- Education: Grant Medical College
- Occupation: Laparoscopic / Obesity Surgeon
- Spouses: ; Aditi Govitrikar ​ ​(m. 1998⁠–⁠2009)​ ; Priyanka Kaul ​ ​(m. 2011)​
- Website: https://drmuffi.in/

= Muffazal Lakdawala =

Indian surgeon

Muffazal Lakdawala is an Indian bariatric surgeon and founder of Digestive Health Institute by Dr Muffi, the first Indian centre for excellence in bariatric surgery. He is the chairman of Institute of Minimal Invasive Surgical Sciences, Saifee Hospital, and the president of IFSO - Asia Pacific chapter.

He was awarded the first international surgeon of excellence designation by the US-based Surgical Review Corporation.

He has performed bariatric surgeries on several famous personalities, including the BJP President Nitin Gadkari, NCP's Nawab Malik, former State Cabinet minister Nitin Raut, BJP's Vinod Tawde and BJP leader Venkaiah Naidu.

== Personal life ==
Lakdawala was born and brought up in a Dawoodi Bohra family in Mumbai. He passed MBBS from Grant Medical College. Then he pursued his Masters in Surgery (M.S.) from B.Y.L. Nair Hospital and completed 3 years of residency programme in general surgery.

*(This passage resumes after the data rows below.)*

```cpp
hipError_t launch_window_gather(const se_window* d_wins, const float* lut, float* image, float* sketch, int B, int H, int W,
                                hipStream_t st);
hipError_t launch_window_border(const se_window* d_wins, const unsigned char* m8, int* hits, int B, int H, int W, int hs, int ws,
                                hipStream_t st);
hipError_t launch_window_paste(const se_window* d_wins, const unsigned char* rgb, const unsigned char* m8, int B, int H, int W,
                               hipStream_t st, bool locked = false);
hipError_t launch_window_paste_feather(const se_window* d_wins, const unsigned char* rgb, const unsigned char* m8, int B, int hs, int ws,
                                       int radius, hipStream_t st);
hipError_t launch_window_lock_gather(const se_window* d_wins, unsigned char* out, int B, int H, int W, hipStream_t st);
hipError_t launch_window_journal(const se_window* d_wins, int B, int hs, int ws, bool swap, hipStream_t st);
hipError_t launch_sketch_tiles(const unsigned char* plane, int Hi, int Wi, int tile, int* tiles_out, hipStream_t st);
hipError_t launch_sketch_strokes(const se_window* d_wins, int B, int hs, int ws, const int* segs, long nseg_sum, unsigned char* sketch_out,
                                 hipStream_t st);
hipError_t launch_fill_masks(const unsigned char* fill, const unsigned char* lock, float* hole, float* hard, float* zero, int B, int H,
                             int W, hipStream_t st);
hipError_t launch_fill_keep(const se_window* d_wins, int B, int hs, int ws, hipStream_t st);
hipError_t launch_select_similar(const unsigned char* frame, int Hi, int Wi, int seed_y, int seed_x, int tolerance, int contiguous,
                                 unsigned char* state, hipStream_t st);
hipError_t launch_select_flood(unsigned char* state, int Hi, int Wi, unsigned* changed, hipStream_t st);
hipError_t launch_select_grow(const unsigned char* state, int Hi, int Wi, int grow, unsigned char* out, hipStream_t st);
hipError_t launch_lasso_fill(const int* edges, int N, int Hi, int Wi, unsigned char* plane_out, hipStream_t st);
hipError_t launch_plane_combine(const unsigned char* a, const unsigned char* b, int Hi, int Wi, int op, unsigned char* out, hipStream_t st);
hipError_t launch_outline_count(const unsigned char* plane, int Hi, int Wi, int* cnt, hipStream_t st);
hipError_t launch_outline_scan(int* cnt, int Hi, int Wi, int cap, int* info_out, hipStream_t st);
hipError_t launch_outline_emit(const unsigned char* plane, int Hi, int Wi, const int* offs, int* edges_out, int cap, hipStream_t st);
// ... 23 lines not shown
```

Measured before the change: 2964 images/sec.

## Skip padded half-chunk MFMAs in gconv and swizzle attention transpose LDS

The grouped conv now skips the second-half MFMA pass on the last K chunk whenever the host determines that the remaining taps times channel groups fit in the first half, so no work is spent on zero padding. The attention score kernel swaps its padded LDS transpose buffer for an XOR-swizzled layout in the f32 NT=4/PT=4 case, which removes the padding and is meant to avoid bank conflicts on both the row and the symmetric column readback. It also replaces an integer division by wc with a magic-number multiply. The skip condition relies on the padded half being all zeros; if it is not, results are wrong.

New measurement: 2971 images/sec (median of 6 runs). No clear change (+0.2%).

```diff
diff --git a/sketchedit_amd/csrc/se_api.hip b/sketchedit_amd/csrc/se_api.hip
--- a/sketchedit_amd/csrc/se_api.hip
+++ b/sketchedit_amd/csrc/se_api.hip
@@ -356,6 +356,7 @@
   p.src1_vec = src1_vec; p.nch = di.nch; p.G = Gs; p.act = d.act; p.total_pix = B * p.Ho * p.Wo;
   p.xcd = xcd_remap_enabled();
   p.np_full = L.NP; p.nf_full = L.NP / 32; p.small_grid = c->low_latency ? 1 : 0;
+  p.skip_half = L.T * di.CG <= (di.nch - 1) * 8 + 4 ? 1 : 0;
   {
     const double alg = 2.0 * (double)B * Ho * Wo * d.cout * d.cin * d.k * d.k;
     const double exec = 2.0 * (double)B * p.Ho * p.Wo * (d.up ? 4.0 : 1.0) * L.NP * (di.nch * (bf ? 64.0 : 32.0));
diff --git a/sketchedit_amd/csrc/se_attention.hip b/sketchedit_amd/csrc/se_attention.hip
--- a/sketchedit_amd/csrc/se_attention.hip
+++ b/sketchedit_amd/csrc/se_attention.hip
@@ -174,7 +174,7 @@
   const int q0 = bx * PIX, k0 = by * NP;
   auto origin = [&](int i) -> unsigned {
     if (i >= p.R) return 0x80000000u;
-    const int ry = i / p.wc, rx = i - ry * p.wc;
+    const int ry = (int)udiv_magic((unsigned)i, p.div_wc_m, p.div_wc_l), rx = i - ry * p.wc;
     return (unsigned)(((2 * ry) * p.w + 2 * rx) * PXB);
   };
   const se_i32x4 rs_q = make_rsrc((const char*)(p.sym ? p.xn : p.x) + (size_t)b * p.h * p.w * PXB, (unsigned)p.h * p.w * (unsigned)PXB);
@@ -234,14 +234,19 @@
     dma_wait_all();
     __syncthreads();
   }
-  constexpr int TS = NT * 16 + 4;
+  constexpr bool SWZ = !BF16 && NT == 4 && PT == 4;
+  constexpr int TS = SWZ ? NT * 16 : NT * 16 + 4;
   static_assert(4 * PT * 16 * TS * 4 <= 2 * XBYTES + 2 * WBYTES, "transpose buffer exceeds the staging buffers");
   float* T = (float*)smem + w * (PT * 16 * TS);
+  auto swz = [](int row) -> int { return SWZ ? ((row ^ (row >> 2)) & 7) << 2 : 0; };
   const int q = lane >> 4;
 #pragma unroll
   for (int nt = 0; nt < NT; ++nt)
 #pragma unroll
-    for (int pt = 0; pt < PT; ++pt) *(f32x4*)(T + (pt * 16 + (lane & 15)) * TS + nt * 16 + q * 4) = acc[nt][pt];
+    for (int pt = 0; pt < PT; ++pt) {
+      const int row = pt * 16 + (lane & 15);
+      *(f32x4*)(T + row * TS + ((nt * 16 + q * 4) ^ swz(row))) = acc[nt][pt];
+    }
   constexpr int PPR = NT * 4;
   constexpr int RPI = 64 / PPR;
   const int pc = lane % PPR, pr = lane / PPR;
@@ -249,7 +254,7 @@
 #pragma unroll
   for (int rr = 0; rr < PT * 16; rr += RPI) {
     const int row = rr + pr;
-    const f32x4 v = *(const f32x4*)(T + row * TS + pc * 4);
+    const f32x4 v = *(const f32x4*)(T + row * TS + ((pc * 4) ^ swz(row)));
     const int i = q0 + w * PT * 16 + row;
     if (i < p.R && j < p.Rp) {
       if (BF16 && p.e16) {
@@ -264,13 +269,14 @@
   if (!BF16 && p.sym && k0 >= q0 + PIX) {
     constexpr int PPM = PT * 4;
     constexpr int RPM = 64 / PPM;
-    const int mc = lane % PPM, mr = lane / PPM;
+    const int mc = SWZ ? (lane & 7) + 8 * (lane >> 5) : lane % PPM, mr = SWZ ? (lane >> 3) & 3 : lane / PPM;
     const int qcol = q0 + w * PT * 16 + mc * 4;
 #pragma unroll
     for (int kk0 = 0; kk0 < NT * 16; kk0 += RPM) {
       const int kk = kk0 + mr;
-      const float* t = T + (mc * 4) * TS + kk;
-      const f32x4 v = (f32x4){t[0], t[TS], t[2 * TS], t[3 * TS]};
+      const float* t = T + (mc * 4) * TS;
+      const f32x4 v = (f32x4){t[kk ^ swz(mc * 4)], t[TS + (kk ^ swz(mc * 4 + 1))], t[2 * TS + (kk ^ swz(mc * 4 + 2))],
+                              t[3 * TS + (kk ^ swz(mc * 4 + 3))]};
       const int srow = k0 + kk;
       if (srow < p.R && qcol < p.Rp) __builtin_nontemporal_store(v, (f32x4*)(p.E + ((size_t)b * p.R + srow) * p.Rp + qcol));
     }
@@ -1039,6 +1045,7 @@
   AttParams p = p0;
   const bool fused = att_fused(BF16, p.Rp, p.wc) && !p.similar && p.stats;
   p.Pt = fused ? p.P : p.E;
+  udiv_magic_host((unsigned)p.wc, &p.div_wc_m, &p.div_wc_l);
   p.sym = (!BF16 && opt(OPT_ATT_SYM) != 0) ? 1 : 0;
   const bool stats_lds = opt(OPT_ATT_STATS_LDS) != 0;
   p.e16 = (BF16 && fused && att_lds_form(p.wc) && stats_lds && opt(OPT_ATT_E16) != 0) ? 1 : 0;
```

He lives in Mumbai with his wife, Priyanka Kaul. He has two children from his first marriage to Aditi Gowitrikar.

== Career ==
Lakdawala underwent training in Bariatric Surgery with Raul Rosenthal, Cleveland Clinic, United States, 2006. He was also trained at the Unit of Gastro Surgery, with Piet Pattyn from the University of Ghent Hospital, Belgium, 2005 and also underwent Training in Advanced Laparoscopic Colorectal Surgery with Prof. Seon Hahn Kim, Seoul, Korea, 2004.
He has also been a lecturer at B.Y.L.Nair Hospital- a teaching hospital in Mumbai.

He is one of the only Indian surgeon to have demonstrated live surgery in almost every Asian country. Till date he has performed the largest number of single incision sleeve gastrectomy surgeries in the world. He is the first surgeon to conduct laparoscopic gastric bypass in India. He also successfully operated on a 30-year-old woman with unexplained body aches, to find a live worm inside her bile duct.

Lakdawala has performed sleeve gastrectomy surgery on Jayesh Malukani, one of the youngest Indian patient who is a 17-year-old boy.
He has performed bariatric surgery on the heaviest man in Asia who weighed all of 285 kg (627 pounds) in Tianjen, China. He also successfully operated on Eman Ahmed, an Egyptian woman considered to be the heaviest in the world.

== Positions ==
- Chairman, Position Statement Committee, International Federation of the Society of Obesity and Metabolic Disorders (IFSO)
- Board Member, AETF - Asia Endosurgery Task Force (AETF)
- Member, Asia Pacific Metabolic and Bariatric Surgery Society (APMBSS)
- Director, Asian Consensus Meeting on Metabolic Surgery (ACMOMS)
- Head, Dept. of Minimal Access and Bariatric Surgery, Saifee Hospital, Mumbai
- Head, Expert Advisory Board for the Men’s Health Magazine

== Awards ==
He was awarded 'Humanitarian of the year' by the All India Human Rights Association in 2007 and a Silver Medal at Shirin Mehtaji Oration for ‘Obstructive Jaundice’ in 1996. He was also awarded as the Gold Medallist in Anatomy at First Year MBBS.